### WHAT IS REQUIRED
Produce word for word the lines of the data below running from the one that has "RSLO_API int rslo_chamfer_brute_nn(const" to the one that has "float *Rd, int", inclusive, and no others.

START EXERCISE INPUT

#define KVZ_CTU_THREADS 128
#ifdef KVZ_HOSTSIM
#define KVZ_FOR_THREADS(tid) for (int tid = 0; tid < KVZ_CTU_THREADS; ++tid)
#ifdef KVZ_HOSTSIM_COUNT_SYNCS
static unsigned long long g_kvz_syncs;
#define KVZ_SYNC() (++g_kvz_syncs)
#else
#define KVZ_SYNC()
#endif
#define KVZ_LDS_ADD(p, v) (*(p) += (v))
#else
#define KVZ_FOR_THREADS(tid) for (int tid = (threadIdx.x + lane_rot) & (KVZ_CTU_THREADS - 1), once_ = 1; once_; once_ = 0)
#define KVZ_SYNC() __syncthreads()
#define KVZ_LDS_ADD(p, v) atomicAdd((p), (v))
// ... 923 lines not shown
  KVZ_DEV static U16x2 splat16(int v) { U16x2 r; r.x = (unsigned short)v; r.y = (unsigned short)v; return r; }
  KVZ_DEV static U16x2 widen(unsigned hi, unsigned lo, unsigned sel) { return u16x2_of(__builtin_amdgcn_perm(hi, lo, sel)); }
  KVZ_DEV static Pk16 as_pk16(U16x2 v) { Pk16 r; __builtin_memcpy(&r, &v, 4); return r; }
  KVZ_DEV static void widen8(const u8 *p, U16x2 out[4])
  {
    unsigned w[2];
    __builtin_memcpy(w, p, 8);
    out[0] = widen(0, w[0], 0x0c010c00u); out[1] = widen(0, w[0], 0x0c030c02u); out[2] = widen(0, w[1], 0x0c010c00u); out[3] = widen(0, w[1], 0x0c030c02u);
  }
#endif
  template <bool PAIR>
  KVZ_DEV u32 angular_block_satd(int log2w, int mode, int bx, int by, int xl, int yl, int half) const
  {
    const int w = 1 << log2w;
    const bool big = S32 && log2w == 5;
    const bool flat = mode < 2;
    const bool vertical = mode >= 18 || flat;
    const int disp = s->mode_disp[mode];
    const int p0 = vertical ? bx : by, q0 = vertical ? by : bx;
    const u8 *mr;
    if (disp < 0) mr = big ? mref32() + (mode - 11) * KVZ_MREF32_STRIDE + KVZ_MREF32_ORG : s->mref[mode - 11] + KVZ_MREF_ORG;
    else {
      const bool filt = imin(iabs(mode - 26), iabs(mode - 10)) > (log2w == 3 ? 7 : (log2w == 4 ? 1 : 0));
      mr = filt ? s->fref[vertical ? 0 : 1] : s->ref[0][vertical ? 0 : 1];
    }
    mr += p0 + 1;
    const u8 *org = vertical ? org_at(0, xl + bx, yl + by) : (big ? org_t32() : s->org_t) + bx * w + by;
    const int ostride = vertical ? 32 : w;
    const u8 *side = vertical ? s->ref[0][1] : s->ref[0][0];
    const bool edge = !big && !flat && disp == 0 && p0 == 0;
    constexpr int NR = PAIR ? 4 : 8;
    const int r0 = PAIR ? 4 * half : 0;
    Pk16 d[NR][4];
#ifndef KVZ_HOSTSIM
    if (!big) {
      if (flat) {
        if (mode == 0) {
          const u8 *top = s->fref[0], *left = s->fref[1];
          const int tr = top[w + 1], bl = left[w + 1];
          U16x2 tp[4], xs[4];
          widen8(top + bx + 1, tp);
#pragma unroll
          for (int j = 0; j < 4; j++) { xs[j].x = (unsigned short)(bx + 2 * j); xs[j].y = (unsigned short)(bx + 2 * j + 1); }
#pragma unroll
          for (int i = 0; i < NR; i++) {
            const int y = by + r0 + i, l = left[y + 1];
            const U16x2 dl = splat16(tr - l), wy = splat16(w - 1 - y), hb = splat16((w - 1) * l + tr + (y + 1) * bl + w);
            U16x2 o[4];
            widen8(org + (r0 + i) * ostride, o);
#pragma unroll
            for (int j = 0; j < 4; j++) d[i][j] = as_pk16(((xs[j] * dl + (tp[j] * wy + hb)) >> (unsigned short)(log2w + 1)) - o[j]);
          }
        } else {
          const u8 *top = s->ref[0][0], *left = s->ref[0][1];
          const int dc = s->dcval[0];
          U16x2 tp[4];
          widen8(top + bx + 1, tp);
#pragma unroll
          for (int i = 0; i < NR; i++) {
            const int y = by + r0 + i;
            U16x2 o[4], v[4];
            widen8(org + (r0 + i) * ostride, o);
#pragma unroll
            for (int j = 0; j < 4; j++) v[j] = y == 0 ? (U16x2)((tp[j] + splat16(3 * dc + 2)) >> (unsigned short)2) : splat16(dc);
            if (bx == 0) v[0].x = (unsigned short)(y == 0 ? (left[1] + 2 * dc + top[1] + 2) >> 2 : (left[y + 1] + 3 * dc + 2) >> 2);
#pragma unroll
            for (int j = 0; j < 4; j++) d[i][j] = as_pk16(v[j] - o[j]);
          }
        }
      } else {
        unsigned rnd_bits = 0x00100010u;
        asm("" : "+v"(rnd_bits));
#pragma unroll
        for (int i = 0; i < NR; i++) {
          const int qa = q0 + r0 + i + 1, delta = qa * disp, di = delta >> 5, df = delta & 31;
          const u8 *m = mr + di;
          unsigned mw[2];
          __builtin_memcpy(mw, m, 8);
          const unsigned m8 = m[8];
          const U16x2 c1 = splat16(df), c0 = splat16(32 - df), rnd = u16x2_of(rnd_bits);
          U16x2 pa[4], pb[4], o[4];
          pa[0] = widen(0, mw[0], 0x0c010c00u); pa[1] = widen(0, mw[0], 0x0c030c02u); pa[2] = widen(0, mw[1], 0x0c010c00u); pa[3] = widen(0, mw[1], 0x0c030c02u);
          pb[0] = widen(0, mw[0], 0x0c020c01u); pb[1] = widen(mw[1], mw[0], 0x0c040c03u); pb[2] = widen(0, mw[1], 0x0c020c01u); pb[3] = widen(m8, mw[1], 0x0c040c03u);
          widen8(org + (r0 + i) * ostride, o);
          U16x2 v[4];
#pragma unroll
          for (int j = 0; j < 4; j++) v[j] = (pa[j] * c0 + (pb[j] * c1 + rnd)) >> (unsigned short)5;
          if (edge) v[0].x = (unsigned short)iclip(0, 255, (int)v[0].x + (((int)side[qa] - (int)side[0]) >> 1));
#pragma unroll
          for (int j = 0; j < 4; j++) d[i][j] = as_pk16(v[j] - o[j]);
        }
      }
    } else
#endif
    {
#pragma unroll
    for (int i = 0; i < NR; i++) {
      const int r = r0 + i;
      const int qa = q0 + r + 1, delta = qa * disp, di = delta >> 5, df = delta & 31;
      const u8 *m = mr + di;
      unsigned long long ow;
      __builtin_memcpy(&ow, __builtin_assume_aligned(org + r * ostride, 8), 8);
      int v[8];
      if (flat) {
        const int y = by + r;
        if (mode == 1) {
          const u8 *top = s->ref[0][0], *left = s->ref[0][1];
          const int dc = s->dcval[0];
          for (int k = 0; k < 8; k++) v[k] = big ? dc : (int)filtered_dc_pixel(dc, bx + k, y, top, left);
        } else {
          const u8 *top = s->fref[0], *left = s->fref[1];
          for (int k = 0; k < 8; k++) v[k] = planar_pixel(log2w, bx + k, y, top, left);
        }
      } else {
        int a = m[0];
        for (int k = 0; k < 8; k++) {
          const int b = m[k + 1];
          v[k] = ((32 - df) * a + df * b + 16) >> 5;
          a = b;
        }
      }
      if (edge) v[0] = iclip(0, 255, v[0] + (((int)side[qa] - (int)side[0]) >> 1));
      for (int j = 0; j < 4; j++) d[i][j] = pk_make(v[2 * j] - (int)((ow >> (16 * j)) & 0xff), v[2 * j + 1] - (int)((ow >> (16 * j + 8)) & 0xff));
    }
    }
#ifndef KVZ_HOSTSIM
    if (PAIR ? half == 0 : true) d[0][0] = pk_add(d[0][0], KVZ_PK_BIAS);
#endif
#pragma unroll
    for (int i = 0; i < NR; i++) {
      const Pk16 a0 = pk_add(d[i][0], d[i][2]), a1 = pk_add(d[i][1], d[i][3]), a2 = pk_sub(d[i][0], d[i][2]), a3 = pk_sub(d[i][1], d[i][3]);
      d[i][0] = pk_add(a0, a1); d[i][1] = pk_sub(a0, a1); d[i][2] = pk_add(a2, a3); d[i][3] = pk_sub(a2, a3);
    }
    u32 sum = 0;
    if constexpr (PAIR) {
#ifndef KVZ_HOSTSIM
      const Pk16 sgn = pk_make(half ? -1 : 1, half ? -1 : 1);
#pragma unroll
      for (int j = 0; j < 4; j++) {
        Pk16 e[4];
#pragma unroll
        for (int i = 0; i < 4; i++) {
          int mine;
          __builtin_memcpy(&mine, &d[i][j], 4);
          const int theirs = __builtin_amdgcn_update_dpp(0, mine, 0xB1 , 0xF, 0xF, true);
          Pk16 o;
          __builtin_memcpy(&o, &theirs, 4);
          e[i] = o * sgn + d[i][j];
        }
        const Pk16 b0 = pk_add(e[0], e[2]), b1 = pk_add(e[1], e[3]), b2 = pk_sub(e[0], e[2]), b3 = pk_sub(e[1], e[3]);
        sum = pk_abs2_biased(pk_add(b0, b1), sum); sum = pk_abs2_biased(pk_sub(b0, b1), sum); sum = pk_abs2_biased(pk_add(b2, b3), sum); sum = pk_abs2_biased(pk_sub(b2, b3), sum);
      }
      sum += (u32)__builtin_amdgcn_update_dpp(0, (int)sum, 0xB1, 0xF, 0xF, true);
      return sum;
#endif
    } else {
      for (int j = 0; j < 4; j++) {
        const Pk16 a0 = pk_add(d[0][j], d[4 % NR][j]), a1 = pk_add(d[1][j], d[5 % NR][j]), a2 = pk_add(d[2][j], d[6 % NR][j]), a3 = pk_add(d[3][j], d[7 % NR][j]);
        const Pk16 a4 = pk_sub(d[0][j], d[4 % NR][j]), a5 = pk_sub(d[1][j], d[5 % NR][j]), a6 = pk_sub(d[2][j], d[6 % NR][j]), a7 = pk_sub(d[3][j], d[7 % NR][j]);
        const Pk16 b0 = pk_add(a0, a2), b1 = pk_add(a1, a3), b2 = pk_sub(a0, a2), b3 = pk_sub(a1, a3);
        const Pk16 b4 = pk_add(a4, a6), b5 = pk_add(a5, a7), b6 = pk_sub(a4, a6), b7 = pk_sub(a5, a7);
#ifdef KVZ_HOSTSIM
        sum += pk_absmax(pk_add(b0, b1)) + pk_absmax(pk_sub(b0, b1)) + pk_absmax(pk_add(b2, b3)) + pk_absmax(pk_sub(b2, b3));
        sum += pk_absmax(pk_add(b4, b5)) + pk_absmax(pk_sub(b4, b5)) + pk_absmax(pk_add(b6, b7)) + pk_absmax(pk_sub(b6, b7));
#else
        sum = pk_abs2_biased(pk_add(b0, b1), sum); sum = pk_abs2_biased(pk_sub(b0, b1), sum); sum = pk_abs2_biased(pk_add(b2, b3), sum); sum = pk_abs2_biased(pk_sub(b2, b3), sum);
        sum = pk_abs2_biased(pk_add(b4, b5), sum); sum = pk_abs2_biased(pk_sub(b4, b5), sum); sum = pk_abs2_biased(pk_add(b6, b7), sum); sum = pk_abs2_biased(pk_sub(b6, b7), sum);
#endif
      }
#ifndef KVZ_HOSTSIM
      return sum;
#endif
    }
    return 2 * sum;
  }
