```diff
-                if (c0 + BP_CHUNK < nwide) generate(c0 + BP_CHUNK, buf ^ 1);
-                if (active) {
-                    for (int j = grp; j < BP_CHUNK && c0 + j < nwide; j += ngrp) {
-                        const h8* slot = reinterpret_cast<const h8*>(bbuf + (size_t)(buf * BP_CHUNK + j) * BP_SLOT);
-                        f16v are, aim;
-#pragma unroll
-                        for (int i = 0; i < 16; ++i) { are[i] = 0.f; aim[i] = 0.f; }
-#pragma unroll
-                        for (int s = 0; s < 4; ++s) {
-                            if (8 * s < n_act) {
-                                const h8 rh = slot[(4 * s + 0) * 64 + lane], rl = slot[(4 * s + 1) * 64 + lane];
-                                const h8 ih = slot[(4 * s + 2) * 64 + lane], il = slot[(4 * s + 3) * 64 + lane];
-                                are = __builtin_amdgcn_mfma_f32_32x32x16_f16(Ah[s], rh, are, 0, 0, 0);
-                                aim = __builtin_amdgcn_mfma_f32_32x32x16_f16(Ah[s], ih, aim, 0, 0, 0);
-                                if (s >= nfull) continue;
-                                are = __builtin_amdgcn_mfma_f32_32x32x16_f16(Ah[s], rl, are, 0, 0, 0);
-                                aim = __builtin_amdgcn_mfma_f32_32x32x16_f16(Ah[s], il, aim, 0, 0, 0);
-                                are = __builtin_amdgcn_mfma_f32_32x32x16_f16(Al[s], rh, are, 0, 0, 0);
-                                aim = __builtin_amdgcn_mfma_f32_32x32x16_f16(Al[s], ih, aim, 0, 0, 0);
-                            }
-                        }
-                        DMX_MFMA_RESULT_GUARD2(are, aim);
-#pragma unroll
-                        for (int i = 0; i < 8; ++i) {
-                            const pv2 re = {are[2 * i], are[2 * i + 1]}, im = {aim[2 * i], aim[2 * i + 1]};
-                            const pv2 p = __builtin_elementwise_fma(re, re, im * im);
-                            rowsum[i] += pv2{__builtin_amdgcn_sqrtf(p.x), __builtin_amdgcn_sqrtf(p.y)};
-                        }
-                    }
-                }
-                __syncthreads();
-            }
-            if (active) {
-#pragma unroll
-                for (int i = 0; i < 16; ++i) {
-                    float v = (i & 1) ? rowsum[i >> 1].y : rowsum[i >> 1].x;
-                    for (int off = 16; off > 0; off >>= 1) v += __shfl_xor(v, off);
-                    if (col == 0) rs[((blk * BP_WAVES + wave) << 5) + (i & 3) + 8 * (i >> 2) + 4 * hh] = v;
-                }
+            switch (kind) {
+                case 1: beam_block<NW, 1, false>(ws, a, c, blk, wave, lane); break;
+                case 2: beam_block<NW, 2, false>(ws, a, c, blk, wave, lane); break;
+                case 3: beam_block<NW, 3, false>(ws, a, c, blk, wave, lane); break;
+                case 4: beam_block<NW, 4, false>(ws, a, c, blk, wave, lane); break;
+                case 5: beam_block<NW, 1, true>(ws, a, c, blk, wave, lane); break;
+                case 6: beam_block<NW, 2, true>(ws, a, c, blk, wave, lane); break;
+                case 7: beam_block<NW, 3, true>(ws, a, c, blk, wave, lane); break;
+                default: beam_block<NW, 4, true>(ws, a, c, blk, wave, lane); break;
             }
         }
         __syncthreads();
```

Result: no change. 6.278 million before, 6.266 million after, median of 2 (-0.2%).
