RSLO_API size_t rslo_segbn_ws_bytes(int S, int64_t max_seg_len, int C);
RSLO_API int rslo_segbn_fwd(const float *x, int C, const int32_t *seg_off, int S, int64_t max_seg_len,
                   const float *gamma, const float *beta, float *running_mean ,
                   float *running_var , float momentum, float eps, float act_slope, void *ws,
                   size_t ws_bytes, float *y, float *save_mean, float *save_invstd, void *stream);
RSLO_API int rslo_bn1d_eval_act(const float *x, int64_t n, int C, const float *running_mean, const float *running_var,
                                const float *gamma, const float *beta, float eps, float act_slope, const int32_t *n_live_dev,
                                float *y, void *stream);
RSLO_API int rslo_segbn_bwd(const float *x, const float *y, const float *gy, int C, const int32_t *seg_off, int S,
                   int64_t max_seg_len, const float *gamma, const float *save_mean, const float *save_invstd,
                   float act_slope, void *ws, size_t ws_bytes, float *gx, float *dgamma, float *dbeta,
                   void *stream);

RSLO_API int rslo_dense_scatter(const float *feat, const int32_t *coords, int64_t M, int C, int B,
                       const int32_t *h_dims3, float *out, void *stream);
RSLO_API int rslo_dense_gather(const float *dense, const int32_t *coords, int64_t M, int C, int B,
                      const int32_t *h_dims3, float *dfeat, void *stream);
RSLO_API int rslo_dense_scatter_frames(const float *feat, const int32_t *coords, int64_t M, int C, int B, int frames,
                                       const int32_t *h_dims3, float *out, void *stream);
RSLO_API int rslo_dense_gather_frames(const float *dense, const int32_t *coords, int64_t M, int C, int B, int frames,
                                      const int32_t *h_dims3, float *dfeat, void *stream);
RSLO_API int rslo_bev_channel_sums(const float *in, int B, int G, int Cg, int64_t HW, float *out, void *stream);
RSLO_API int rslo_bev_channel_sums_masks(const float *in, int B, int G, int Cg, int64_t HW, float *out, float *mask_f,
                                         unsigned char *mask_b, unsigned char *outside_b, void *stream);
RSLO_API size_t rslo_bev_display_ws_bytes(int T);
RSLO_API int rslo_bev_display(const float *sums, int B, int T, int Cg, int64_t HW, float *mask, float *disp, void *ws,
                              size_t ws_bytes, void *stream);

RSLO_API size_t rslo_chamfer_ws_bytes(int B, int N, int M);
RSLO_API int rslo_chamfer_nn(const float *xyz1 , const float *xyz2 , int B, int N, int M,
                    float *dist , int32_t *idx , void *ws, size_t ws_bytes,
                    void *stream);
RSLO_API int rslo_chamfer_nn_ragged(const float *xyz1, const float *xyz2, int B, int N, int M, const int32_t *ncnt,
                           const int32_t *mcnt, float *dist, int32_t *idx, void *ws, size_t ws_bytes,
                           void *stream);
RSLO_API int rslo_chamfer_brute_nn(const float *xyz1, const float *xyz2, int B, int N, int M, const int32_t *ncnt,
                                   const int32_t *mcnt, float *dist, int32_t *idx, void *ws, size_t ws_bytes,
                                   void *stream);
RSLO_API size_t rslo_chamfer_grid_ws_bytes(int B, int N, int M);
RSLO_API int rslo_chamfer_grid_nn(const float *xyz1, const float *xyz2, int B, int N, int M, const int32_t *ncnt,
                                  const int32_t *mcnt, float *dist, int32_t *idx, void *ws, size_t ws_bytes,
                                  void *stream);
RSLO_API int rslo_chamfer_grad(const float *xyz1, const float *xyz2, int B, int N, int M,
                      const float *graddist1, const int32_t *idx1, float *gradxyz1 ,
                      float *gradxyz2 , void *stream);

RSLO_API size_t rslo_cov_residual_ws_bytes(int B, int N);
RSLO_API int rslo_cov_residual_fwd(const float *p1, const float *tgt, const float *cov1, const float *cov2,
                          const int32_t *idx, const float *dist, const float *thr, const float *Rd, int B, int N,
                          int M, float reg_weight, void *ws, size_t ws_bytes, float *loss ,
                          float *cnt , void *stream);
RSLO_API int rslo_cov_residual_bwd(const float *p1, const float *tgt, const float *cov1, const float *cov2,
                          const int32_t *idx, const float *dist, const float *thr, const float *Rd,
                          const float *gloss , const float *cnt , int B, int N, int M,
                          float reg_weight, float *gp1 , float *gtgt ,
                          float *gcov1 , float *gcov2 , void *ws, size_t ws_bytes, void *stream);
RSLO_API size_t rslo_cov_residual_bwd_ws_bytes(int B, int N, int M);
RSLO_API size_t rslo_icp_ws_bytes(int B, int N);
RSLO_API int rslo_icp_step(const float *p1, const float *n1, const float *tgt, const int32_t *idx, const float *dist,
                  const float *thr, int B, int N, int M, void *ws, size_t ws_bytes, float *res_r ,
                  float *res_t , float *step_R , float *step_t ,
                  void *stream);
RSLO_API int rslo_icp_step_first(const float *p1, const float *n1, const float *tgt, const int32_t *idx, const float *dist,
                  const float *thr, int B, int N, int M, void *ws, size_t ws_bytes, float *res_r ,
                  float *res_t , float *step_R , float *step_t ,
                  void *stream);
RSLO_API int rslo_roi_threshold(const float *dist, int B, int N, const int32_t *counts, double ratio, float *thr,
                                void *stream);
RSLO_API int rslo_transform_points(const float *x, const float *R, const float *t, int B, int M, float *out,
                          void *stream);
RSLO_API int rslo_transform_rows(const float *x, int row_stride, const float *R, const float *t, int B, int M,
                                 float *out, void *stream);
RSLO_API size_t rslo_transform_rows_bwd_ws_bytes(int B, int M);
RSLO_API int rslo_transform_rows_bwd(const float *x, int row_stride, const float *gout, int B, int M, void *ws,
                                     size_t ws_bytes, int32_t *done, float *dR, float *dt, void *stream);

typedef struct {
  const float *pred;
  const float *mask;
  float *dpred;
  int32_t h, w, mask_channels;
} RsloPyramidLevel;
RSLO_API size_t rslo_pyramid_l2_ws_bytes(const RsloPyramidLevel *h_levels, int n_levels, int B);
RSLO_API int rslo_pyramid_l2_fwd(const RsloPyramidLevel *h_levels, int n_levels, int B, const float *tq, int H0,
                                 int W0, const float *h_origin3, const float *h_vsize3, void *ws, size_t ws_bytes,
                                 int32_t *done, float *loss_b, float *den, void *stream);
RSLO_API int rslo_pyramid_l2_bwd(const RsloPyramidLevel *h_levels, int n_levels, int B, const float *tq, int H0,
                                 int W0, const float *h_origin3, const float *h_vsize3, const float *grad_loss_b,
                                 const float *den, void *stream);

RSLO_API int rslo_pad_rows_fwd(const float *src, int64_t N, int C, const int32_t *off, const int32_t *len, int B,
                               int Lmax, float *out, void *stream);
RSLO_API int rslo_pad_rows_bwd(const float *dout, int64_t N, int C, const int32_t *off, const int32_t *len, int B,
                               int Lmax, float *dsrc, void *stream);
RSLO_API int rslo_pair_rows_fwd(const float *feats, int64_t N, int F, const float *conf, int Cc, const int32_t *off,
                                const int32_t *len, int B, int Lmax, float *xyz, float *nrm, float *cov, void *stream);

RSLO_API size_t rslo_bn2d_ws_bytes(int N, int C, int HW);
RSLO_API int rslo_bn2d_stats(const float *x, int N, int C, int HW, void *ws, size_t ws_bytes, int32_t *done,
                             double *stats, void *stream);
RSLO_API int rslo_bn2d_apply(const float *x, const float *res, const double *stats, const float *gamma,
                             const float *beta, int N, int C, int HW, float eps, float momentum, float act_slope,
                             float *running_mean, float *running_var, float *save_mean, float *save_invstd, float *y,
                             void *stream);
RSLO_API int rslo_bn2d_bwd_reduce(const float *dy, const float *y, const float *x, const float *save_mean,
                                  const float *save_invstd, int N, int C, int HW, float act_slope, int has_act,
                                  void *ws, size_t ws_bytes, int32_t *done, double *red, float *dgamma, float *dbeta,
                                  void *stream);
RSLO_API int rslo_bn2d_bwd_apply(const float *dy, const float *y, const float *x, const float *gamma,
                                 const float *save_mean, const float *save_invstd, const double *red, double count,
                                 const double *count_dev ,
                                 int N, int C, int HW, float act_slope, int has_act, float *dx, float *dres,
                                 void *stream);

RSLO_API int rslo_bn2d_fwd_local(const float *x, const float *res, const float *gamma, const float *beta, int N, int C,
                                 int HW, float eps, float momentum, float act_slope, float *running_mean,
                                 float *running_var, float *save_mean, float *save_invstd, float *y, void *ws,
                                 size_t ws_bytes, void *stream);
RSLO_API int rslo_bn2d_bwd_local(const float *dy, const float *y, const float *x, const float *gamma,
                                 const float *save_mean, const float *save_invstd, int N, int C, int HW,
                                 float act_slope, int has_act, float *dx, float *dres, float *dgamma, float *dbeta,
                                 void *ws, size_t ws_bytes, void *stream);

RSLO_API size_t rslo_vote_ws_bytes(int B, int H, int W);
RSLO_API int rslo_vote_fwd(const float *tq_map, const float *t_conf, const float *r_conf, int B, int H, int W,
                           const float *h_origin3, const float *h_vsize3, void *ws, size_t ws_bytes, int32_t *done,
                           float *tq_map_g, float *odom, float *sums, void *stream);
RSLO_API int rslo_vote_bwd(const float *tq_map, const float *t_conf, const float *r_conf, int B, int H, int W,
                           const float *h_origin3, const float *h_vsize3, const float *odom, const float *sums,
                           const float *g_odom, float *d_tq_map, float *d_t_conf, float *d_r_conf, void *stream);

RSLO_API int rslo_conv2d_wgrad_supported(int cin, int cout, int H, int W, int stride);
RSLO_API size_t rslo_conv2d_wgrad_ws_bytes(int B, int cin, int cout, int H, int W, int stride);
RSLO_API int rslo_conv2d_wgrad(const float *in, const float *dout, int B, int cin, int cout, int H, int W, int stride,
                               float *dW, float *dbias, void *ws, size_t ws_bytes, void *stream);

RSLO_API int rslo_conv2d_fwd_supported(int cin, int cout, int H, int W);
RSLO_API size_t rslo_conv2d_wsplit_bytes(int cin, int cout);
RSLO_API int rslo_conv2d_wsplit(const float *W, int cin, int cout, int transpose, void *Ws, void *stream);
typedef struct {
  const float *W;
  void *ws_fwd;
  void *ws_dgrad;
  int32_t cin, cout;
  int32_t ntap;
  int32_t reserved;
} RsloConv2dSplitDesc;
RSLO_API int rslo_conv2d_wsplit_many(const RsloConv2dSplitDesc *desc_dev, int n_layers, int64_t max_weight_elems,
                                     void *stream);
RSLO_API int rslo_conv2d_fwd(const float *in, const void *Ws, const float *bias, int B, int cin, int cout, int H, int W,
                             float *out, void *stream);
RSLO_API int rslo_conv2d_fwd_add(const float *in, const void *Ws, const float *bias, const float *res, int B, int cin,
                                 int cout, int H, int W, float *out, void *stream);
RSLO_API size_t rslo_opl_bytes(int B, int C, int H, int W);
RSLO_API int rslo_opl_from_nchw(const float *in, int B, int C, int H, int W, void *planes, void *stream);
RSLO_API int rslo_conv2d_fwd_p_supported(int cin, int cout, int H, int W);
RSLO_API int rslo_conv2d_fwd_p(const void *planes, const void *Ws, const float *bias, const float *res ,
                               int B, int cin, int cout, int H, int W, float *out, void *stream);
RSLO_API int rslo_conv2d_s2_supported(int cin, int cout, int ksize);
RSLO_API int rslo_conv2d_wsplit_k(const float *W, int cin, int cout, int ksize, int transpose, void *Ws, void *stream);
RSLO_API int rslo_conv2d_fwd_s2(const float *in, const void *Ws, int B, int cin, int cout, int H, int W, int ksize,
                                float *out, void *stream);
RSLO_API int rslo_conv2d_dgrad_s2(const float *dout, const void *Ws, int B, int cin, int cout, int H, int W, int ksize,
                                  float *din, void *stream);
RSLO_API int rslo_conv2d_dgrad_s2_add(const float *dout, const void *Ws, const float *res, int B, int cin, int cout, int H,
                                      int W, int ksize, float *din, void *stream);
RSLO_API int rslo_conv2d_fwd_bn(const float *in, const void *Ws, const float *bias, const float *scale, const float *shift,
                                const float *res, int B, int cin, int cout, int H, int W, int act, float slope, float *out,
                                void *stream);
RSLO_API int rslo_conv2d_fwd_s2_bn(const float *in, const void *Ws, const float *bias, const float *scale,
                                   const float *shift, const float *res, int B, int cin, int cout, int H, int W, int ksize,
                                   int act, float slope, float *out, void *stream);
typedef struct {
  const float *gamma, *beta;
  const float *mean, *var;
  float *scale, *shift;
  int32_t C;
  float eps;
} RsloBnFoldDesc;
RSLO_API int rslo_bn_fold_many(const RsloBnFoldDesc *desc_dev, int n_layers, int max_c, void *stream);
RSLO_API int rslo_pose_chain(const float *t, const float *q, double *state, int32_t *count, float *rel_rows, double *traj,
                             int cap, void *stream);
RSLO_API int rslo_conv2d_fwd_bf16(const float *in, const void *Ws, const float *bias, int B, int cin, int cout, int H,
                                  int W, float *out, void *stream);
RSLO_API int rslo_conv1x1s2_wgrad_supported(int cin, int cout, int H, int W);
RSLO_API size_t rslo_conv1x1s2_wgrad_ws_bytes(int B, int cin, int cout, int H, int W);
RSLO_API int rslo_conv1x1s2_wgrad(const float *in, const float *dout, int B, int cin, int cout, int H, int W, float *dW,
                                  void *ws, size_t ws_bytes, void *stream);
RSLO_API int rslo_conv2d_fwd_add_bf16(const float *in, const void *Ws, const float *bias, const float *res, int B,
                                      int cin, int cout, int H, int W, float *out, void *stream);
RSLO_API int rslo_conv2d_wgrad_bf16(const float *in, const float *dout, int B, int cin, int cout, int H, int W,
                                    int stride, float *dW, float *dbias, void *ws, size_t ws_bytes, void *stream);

END EXERCISE INPUT

### TASK RESPONSE
RSLO_API int rslo_chamfer_brute_nn(const float *xyz1, const float *xyz2, int B, int N, int M, const int32_t *ncnt,
                                   const int32_t *mcnt, float *dist, int32_t *idx, void *ws, size_t ws_bytes,
                                   void *stream);
RSLO_API size_t rslo_chamfer_grid_ws_bytes(int B, int N, int M);
RSLO_API int rslo_chamfer_grid_nn(const float *xyz1, const float *xyz2, int B, int N, int M, const int32_t *ncnt,
                                  const int32_t *mcnt, float *dist, int32_t *idx, void *ws, size_t ws_bytes,
                                  void *stream);
RSLO_API int rslo_chamfer_grad(const float *xyz1, const float *xyz2, int B, int N, int M,
                      const float *graddist1, const int32_t *idx1, float *gradxyz1 ,
                      float *gradxyz2 , void *stream);

RSLO_API size_t rslo_cov_residual_ws_bytes(int B, int N);
RSLO_API int rslo_cov_residual_fwd(const float *p1, const float *tgt, const float *cov1, const float *cov2,
                          const int32_t *idx, const float *dist, const float *thr, const float *Rd, int B, int N,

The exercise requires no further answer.